=== WORK TO BE COMPLETED ===
State the number of lines in the following data that include the word "pointer", with no other text.

....

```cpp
template <int NWCO, int KSPLIT, int MODE>
static void launch_wg(dim3 grid, size_t lds, hipStream_t s, const float* src, const float* st,
                      const float* gy, float* wpart, float* bpart, int B, int H, int W, int cin,
                      int cout, const WgGeom& g) {
  if (g.TW == 32)
    launch_wg_tw<NWCO, KSPLIT, MODE, 32>(grid, lds, s, src, st, gy, wpart, bpart, B, H, W, cin, cout, g);
  else if (g.TW == 16)
    launch_wg_tw<NWCO, KSPLIT, MODE, 16>(grid, lds, s, src, st, gy, wpart, bpart, B, H, W, cin, cout, g);
  else if constexpr (NWCO == 1)
    launch_wg_tw<NWCO, KSPLIT, MODE, 8>(grid, lds, s, src, st, gy, wpart, bpart, B, H, W, cin, cout, g);
}

template <int NP, int NWCO, int KSPLIT, int MODE, int TW, int PT>
static void launch_wgs_tw(dim3 grid, hipStream_t s, const float* src, const float* st,
                          const float* gy, float* wpart, float* bpart, int B, int H, int W, int cin,
                          int cout, const WgGeom& g, const float* gmax, int gmT) {
  using T = WgTileP<TW, PT>;
  constexpr int CO_T = NWCO * 32;
  const size_t lds_img = (size_t)npc(NP) * ((size_t)PT * (CO_T * 2 + 32) + (size_t)T::HALO * WGS_ASB);
  const size_t lds_fold = KSPLIT == 2 ? (size_t)2 * 72 * 64 * 4 : 0;
  const size_t lds_bias = 256 * 4 * 8;
  size_t lds = lds_img;
  if (lds < lds_fold) lds = lds_fold;
  if (lds < lds_bias) lds = lds_bias;
  auto k = wgrad_split_kernel<NP, NWCO, KSPLIT, MODE, TW, PT>;
  static bool once = false;
  if (!once) {
    (void)hipFuncSetAttribute((const void*)k, hipFuncAttributeMaxDynamicSharedMemorySize, 160 * 1024);
    once = true;
  }
  hipLaunchKernelGGL(k, grid, dim3(256), lds, s, src, (const float2*)st, gy, wpart, bpart, B, H, W,
                     cin, cout, g, gmax, gmT);
}

template <int NP, int NWCO, int KSPLIT, int MODE>
static void launch_wgs(dim3 grid, hipStream_t s, const float* src, const float* st, const float* gy,
                       float* wpart, float* bpart, int B, int H, int W, int cin, int cout,
                       const WgGeom& g, const float* gmax, int gmT) {
  constexpr int PT = 64;
  if (g.TW == 32)
    launch_wgs_tw<NP, NWCO, KSPLIT, MODE, 32, PT>(grid, s, src, st, gy, wpart, bpart, B, H, W, cin, cout, g, gmax, gmT);
  else if (g.TW == 16)
    launch_wgs_tw<NP, NWCO, KSPLIT, MODE, 16, PT>(grid, s, src, st, gy, wpart, bpart, B, H, W, cin, cout, g, gmax, gmT);
  else if constexpr (NWCO == 1)
    launch_wgs_tw<NP, NWCO, KSPLIT, MODE, 8, PT>(grid, s, src, st, gy, wpart, bpart, B, H, W, cin, cout, g, gmax, gmT);
}

template <int NP, int NWCO, int KSPLIT, int MODE, int NWCI = 2, int FCO = 2>
static void launch_wgp(dim3 grid, hipStream_t s, const float* src, const float* st, const float* gy,
                       float* wpart, float* bpart, int B, int H, int W, int cin, int cout,
                       const WgGeom& g, const float* gmax, int gmT) {
  constexpr int CO_T = NWCO * 16 * FCO, CI_T = NWCI * 16;
  constexpr int NTH = NWCO * NWCI * KSPLIT * 64;
  const size_t lds_img = 2 * (size_t)npc(NP) * ((size_t)64 * (CO_T * 2 + 32) + (size_t)100 * (CI_T * 2 + 32));
  const size_t lds_fold = KSPLIT == 2 ? (size_t)NWCO * NWCI * FCO * 36 * 64 * 4 : 0;
  size_t lds = lds_img;
  if (lds < lds_fold) lds = lds_fold;
  if (lds < (size_t)NTH * 4 * 8) lds = (size_t)NTH * 4 * 8;
  auto k = wgrad_pipe_kernel<NP, NWCO, KSPLIT, MODE, NWCI, FCO>;
  static bool once = false;
  if (!once) {
    (void)hipFuncSetAttribute((const void*)k, hipFuncAttributeMaxDynamicSharedMemorySize, 160 * 1024);
    once = true;
  }
  hipLaunchKernelGGL(k, grid, dim3(NTH), lds, s, src, (const float2*)st, gy, wpart, bpart, B, H, W,
                     cin, cout, g, gmax, gmT);
}

template <class F>
static void with_src_mode(int mode, F&& f) {
  evh::with_const<ACT_RAW, ACT_NORM, ACT_UP, ACT_NORM_UP>(mode, f);
}
template <int N> using Int = std::integral_constant<int, N>;

template <int NP>
static void dispatch_wgp(int mode, bool narrow, dim3 grid, hipStream_t s, const float* src,
                         const float* st, const float* gy, float* wpart, float* bpart, int B, int H,
                         int W, int cin, int cout, const WgGeom& g, const float* gmax, int gmT) {
  with_src_mode(mode, [&](auto m) {
    auto go = [&](auto nwco, auto ksplit, auto nwci) {
      launch_wgp<NP, decltype(nwco)::value, decltype(ksplit)::value, decltype(m)::value,
                 decltype(nwci)::value>(grid, s, src, st, gy, wpart, bpart, B, H, W, cin, cout, g, gmax, gmT);
    };
    if (narrow) go(Int<1>(), Int<2>(), Int<2>());
    else if (wg_pipe_cit(cin, cout) == 64) go(Int<2>(), Int<1>(), Int<4>());
    else if (wg_pipe_cot(cout) == 128) go(Int<4>(), Int<1>(), Int<2>());
    else go(Int<2>(), Int<1>(), Int<2>());
  });
}

template <int NP>
static void dispatch_wgs(int mode, bool narrow, dim3 grid, hipStream_t s, const float* src,
                         const float* st, const float* gy, float* wpart, float* bpart, int B, int H,
                         int W, int cin, int cout, const WgGeom& g, const float* gmax, int gmT) {
  with_src_mode(mode, [&](auto m) {
    constexpr int M = decltype(m)::value;
    if (narrow) launch_wgs<NP, 1, 2, M>(grid, s, src, st, gy, wpart, bpart, B, H, W, cin, cout, g, gmax, gmT);
    else launch_wgs<NP, 2, 1, M>(grid, s, src, st, gy, wpart, bpart, B, H, W, cin, cout, g, gmax, gmT);
  });
}

static bool wgs_geom_ok(const WgGeom& g, int pt) {
  if (pt == 128)
    return (g.TW == 32 && g.TH == 4) || (g.TW == 16 && g.TH == 8 && g.NI == 1) ||
           (g.TW == 8 && g.TH == 8 && g.NI == 2);
  return (g.TW == 32 && g.TH == 2) || (g.TW == 16 && g.TH == 4 && g.NI == 1) ||
         (g.TW == 8 && g.TH == 8 && g.NI == 1);
}

}

using namespace ev;

extern "C" int ebsdvae_conv3x3_wgrad_split_slices(int B, int H, int W, int cin, int cout, int pieces) {
  WgGeom g;
  if (pieces != 2 && pieces != 3 && pieces != NP_F16) return -1;
  if (B <= 0 || H <= 0 || W <= 0 || cin <= 0 || cout <= 0) return -1;
  if (cin % 32 || !(cout == 32 || cout % 64 == 0)) return -1;
  if (pieces != 3 && wg_pipe()) return wg_pipe_geom(B, H, W, cin, cout, &g) ? g.slices : -1;
  const int pt = 64;
  if (!wg_geom(B, H, W, cin, cout, &g, pt) || !wgs_geom_ok(g, pt)) return -1;
  return g.slices;
}

extern "C" int ebsdvae_conv3x3_wgrad_split(const float* src, const float* src_stats, int src_mode,
                                           const float* gy, float* wpart, float* bpart, int B,
                                           int H, int W, int cin, int cout, int pieces,
                                           ebsdvae_stream_t stream) {
  WgGeom g;
  EV_REQUIRE(src && gy && wpart && bpart && B > 0, "conv3x3_wgrad_split: null pointer");
  EV_REQUIRE(pieces == 2 || pieces == 3, "conv3x3_wgrad_split: pieces=%d (2 or 3)", pieces);
  EV_REQUIRE(src_mode >= 0 && src_mode <= 4 && src_mode != ACT_NORM_POOL,
             "conv3x3_wgrad_split: bad src_mode %d (pool-fed layers pass the pooled activation RAW)",
             src_mode);
  EV_REQUIRE(src_mode == ACT_RAW || src_mode == ACT_UP || src_stats, "conv3x3_wgrad_split: NORM needs stats");
  EV_REQUIRE(cin % 32 == 0 && (cout == 32 || cout % 64 == 0), "conv3x3_wgrad_split: cin=%d cout=%d unsupported",
             cin, cout);
  hipStream_t s = (hipStream_t)stream;
  if (pieces == 2 && wg_pipe()) {
    EV_REQUIRE(wg_pipe_geom(B, H, W, cin, cout, &g), "conv3x3_wgrad_split: unsupported shape H=%d W=%d", H, W);
    const bool narrow = cout == 32;
    dispatch_wgp<2>(src_mode, narrow, wg_pipe_grid(g, cin, cout), s, src, src_stats, gy, wpart, bpart, B,
                    H, W, cin, cout, g, nullptr, 0);
    return evh::check_launch("wgrad_split");
  }
  const int pt = 64;
  EV_REQUIRE(wg_geom(B, H, W, cin, cout, &g, pt) && wgs_geom_ok(g, pt),
             "conv3x3_wgrad_split: unsupported shape H=%d W=%d", H, W);
  const bool narrow = cout == 32 || g.TW == 8 || (pieces == 3 && g.TW == 16);
  const dim3 grid(g.slices, narrow ? cout / 32 : cout / 64, cin / 32);
  if (pieces == 3)
    dispatch_wgs<3>(src_mode, narrow, grid, s, src, src_stats, gy, wpart, bpart, B, H, W, cin, cout, g,
                    nullptr, 0);
  else
    dispatch_wgs<2>(src_mode, narrow, grid, s, src, src_stats, gy, wpart, bpart, B, H, W, cin, cout, g,
                    nullptr, 0);
  return evh::check_launch("wgrad_split");
}

extern "C" int ebsdvae_conv3x3_wgrad_f16(const float* src, const float* src_stats, int src_mode,
                                         const float* gy, const float* gmax, int gm_tiles,
                                         float* wpart, float* bpart, int B, int H, int W, int cin,
                                         int cout, ebsdvae_stream_t stream) {
  WgGeom g;
  EV_REQUIRE(src && gy && gmax && gm_tiles > 0 && wpart && bpart && B > 0,
             "conv3x3_wgrad_f16: null pointer or no gradient maxima");
  EV_REQUIRE(src_mode >= 0 && src_mode <= 4 && src_mode != ACT_NORM_POOL,
             "conv3x3_wgrad_f16: bad src_mode %d (pool-fed layers pass the pooled activation RAW)",
             src_mode);
  EV_REQUIRE(src_mode == ACT_RAW || src_mode == ACT_UP || src_stats, "conv3x3_wgrad_f16: NORM needs stats");
  EV_REQUIRE(cin % 32 == 0 && (cout == 32 || cout % 64 == 0), "conv3x3_wgrad_f16: cin=%d cout=%d unsupported",
             cin, cout);
  if (wg_pipe()) {
    EV_REQUIRE(wg_pipe_geom(B, H, W, cin, cout, &g), "conv3x3_wgrad_f16: unsupported shape H=%d W=%d", H, W);
    const bool narrow = cout == 32;
    dispatch_wgp<NP_F16>(src_mode, narrow, wg_pipe_grid(g, cin, cout), (hipStream_t)stream, src, src_stats,
                         gy, wpart, bpart, B, H, W, cin, cout, g, gmax, gm_tiles);
    return evh::check_launch("wgrad_f16");
  }
  const int pt = 64;
  EV_REQUIRE(wg_geom(B, H, W, cin, cout, &g, pt) && wgs_geom_ok(g, pt),
             "conv3x3_wgrad_f16: unsupported shape H=%d W=%d", H, W);
  const bool narrow = cout == 32 || g.TW == 8;
  const dim3 grid(g.slices, narrow ? cout / 32 : cout / 64, cin / 32);
  dispatch_wgs<NP_F16>(src_mode, narrow, grid, (hipStream_t)stream, src, src_stats, gy, wpart, bpart,
                       B, H, W, cin, cout, g, gmax, gm_tiles);
  return evh::check_launch("wgrad_f16");
}

extern "C" int ebsdvae_conv3x3_wgrad_slices(int B, int H, int W, int cin, int cout) {
  WgGeom g;
  if (!wg_geom(B, H, W, cin, cout, &g)) return -1;
  return g.slices;
}

extern "C" int ebsdvae_conv3x3_wgrad(const float* src, const float* src_stats, int src_mode,
                                     const float* gy, float* wpart, float* bpart, int B, int H,
                                     int W, int cin, int cout, ebsdvae_stream_t stream) {
  WgGeom g;
  EV_REQUIRE(src && gy && wpart && bpart && B > 0, "conv3x3_wgrad: null pointer");
  EV_REQUIRE(src_mode >= 0 && src_mode <= 4, "conv3x3_wgrad: bad src_mode");
  EV_REQUIRE(src_mode == ACT_RAW || src_mode == ACT_UP || src_stats, "conv3x3_wgrad: NORM needs stats");
  EV_REQUIRE(wg_geom(B, H, W, cin, cout, &g), "conv3x3_wgrad: unsupported shape H=%d W=%d", H, W);
  hipStream_t s = (hipStream_t)stream;
  if (cin == 1) {
    EV_REQUIRE(cout == 32, "conv3x3_wgrad: cin=1 needs cout=32");
    hipLaunchKernelGGL(wgrad_cin1_kernel, dim3(g.slices), dim3(128), wg_lds(1, g, 32), s, src,
                       (const float2*)src_stats, src_mode, gy, wpart, bpart, B, H, W, cout, g);
    return evh::check_launch("wgrad_cin1");
  }
  if (cout == 1) {
    EV_REQUIRE(cin == 32, "conv3x3_wgrad: cout=1 needs cin=32");
    hipLaunchKernelGGL(wgrad_cout1_kernel, dim3(g.slices), dim3(128), wg_lds(2, g, 0), s, src,
                       (const float2*)src_stats, src_mode, gy, wpart, bpart, B, H, W, cin, g);
    return evh::check_launch("wgrad_cout1");
  }
  EV_REQUIRE(cin % 32 == 0 && (cout == 32 || cout % 64 == 0), "conv3x3_wgrad: cin=%d cout=%d unsupported",
             cin, cout);
  EV_REQUIRE((g.TW == 32 && g.TH == 4) || (g.TW == 16 && g.TH == 8 && g.NI == 1) ||
                 (g.TW == 8 && g.TH == 8 && g.NI == 2),
             "conv3x3_wgrad: unsupported tile geometry H=%d W=%d", H, W);
  EV_REQUIRE(src_mode != ACT_NORM_POOL,
             "conv3x3_wgrad: pass the pooled activation materialised by the forward (RAW)");
  const bool narrow = cout == 32 || g.TW == 8;
  const size_t lds = wg_lds(0, g, narrow ? 32 : 64);
  const dim3 grid(g.slices, cout / (narrow ? 32 : 64), cin / 32);
  with_src_mode(src_mode, [&](auto m) {
    constexpr int M = decltype(m)::value;
    if (narrow) launch_wg<1, 2, M>(grid, lds, s, src, src_stats, gy, wpart, bpart, B, H, W, cin, cout, g);
    else launch_wg<2, 1, M>(grid, lds, s, src, src_stats, gy, wpart, bpart, B, H, W, cin, cout, g);
// ... 78 lines not shown
```

Before: 30450 patterns/s.

## Add parity-decomposed and source-resolution-halo wgrad paths for upsample-fed convs

Adds two new variants of the pipelined weight-gradient kernel for layers fed by a nearest-neighbour upsample. The parity path (off by default) splits output pixels into four parity classes so each correlates against the low-resolution source with 2x2 effective taps, then folds them into the 3x3 weights. The source-halo path (on by default) stages only a 6x6 source-resolution halo instead of the 10x10 upsampled one and remaps the tap addresses. Both aim to cut halo loads and LDS traffic, at the cost of more template instances and more complex indexing.

```diff
diff --git a/ebsd-vae_amd/csrc/conv_wgrad.hip b/ebsd-vae_amd/csrc/conv_wgrad.hip
--- a/ebsd-vae_amd/csrc/conv_wgrad.hip
+++ b/ebsd-vae_amd/csrc/conv_wgrad.hip
@@ -90,9 +90,34 @@
   return true;
 }
 
+static bool wg_upphase() {
+  static const bool v = evh::env_flag("EBSDVAE_WG_UPPHASE", false);
+  return v;
+}
+static bool wg_srchalo() {
+  static const bool v = evh::env_flag("EBSDVAE_WG_SRCHALO", true);
+  return v;
+}
+static int wg_upp_shape(int mode, int H, int W, int cin, int cout) {
+  if (!wg_upphase() || !(mode == ACT_UP || mode == ACT_NORM_UP) || H % 16 || W % 16) return 0;
+  if (cout == 32) return 1;
+  return (wg_pipe_ci64_mode() != 0 && cin % 64 == 0 && cout % 64 == 0) ? 2 : 0;
+}
+static bool wg_pipe_geom_upp(int shape, int B, int H, int W, int cin, int cout, WgGeom* g) {
+  if (!shape || H % 16 || W % 16 || !wg_pipe_geom(B, H, W, cin, cout, g)) return false;
+  const int nm = shape == 1 ? cin / 32 : (cout / 64) * (cin / 64);
+  const int want = wg_block_target(64) / (shape == 2 ? 2 : 1) / nm;
+  g->ntx = W / 16; g->nty = H / 16;
+  g->tiles = (int)((long)B * g->ntx * g->nty);
+  int tps = 1;
+  while ((g->tiles + tps - 1) / tps > (want > 1 ? want : 1)) tps *= 2;
+  g->tps = tps;
+  return g->slices == (g->tiles + tps - 1) / tps;
+}
+
+static dim3 wg_pipe_grid(const WgGeom& g, int nm) { return dim3(8 * ((g.slices + 7) / 8) * nm); }
 static dim3 wg_pipe_grid(const WgGeom& g, int cin, int cout) {
-  const int nm = (cout == 32 ? 1 : cout / wg_pipe_cot(cout)) * (cin / wg_pipe_cit(cin, cout));
-  return dim3(8 * ((g.slices + 7) / 8) * nm);
+  return wg_pipe_grid(g, (cout == 32 ? 1 : cout / wg_pipe_cot(cout)) * (cin / wg_pipe_cit(cin, cout)));
 }
 
 EV_DEVINL void tile_origin(int t, const WgGeom& g, int& b0, int& y0, int& x0) {
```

....

=== SOLUTION FOR THIS PROBLEM ===
3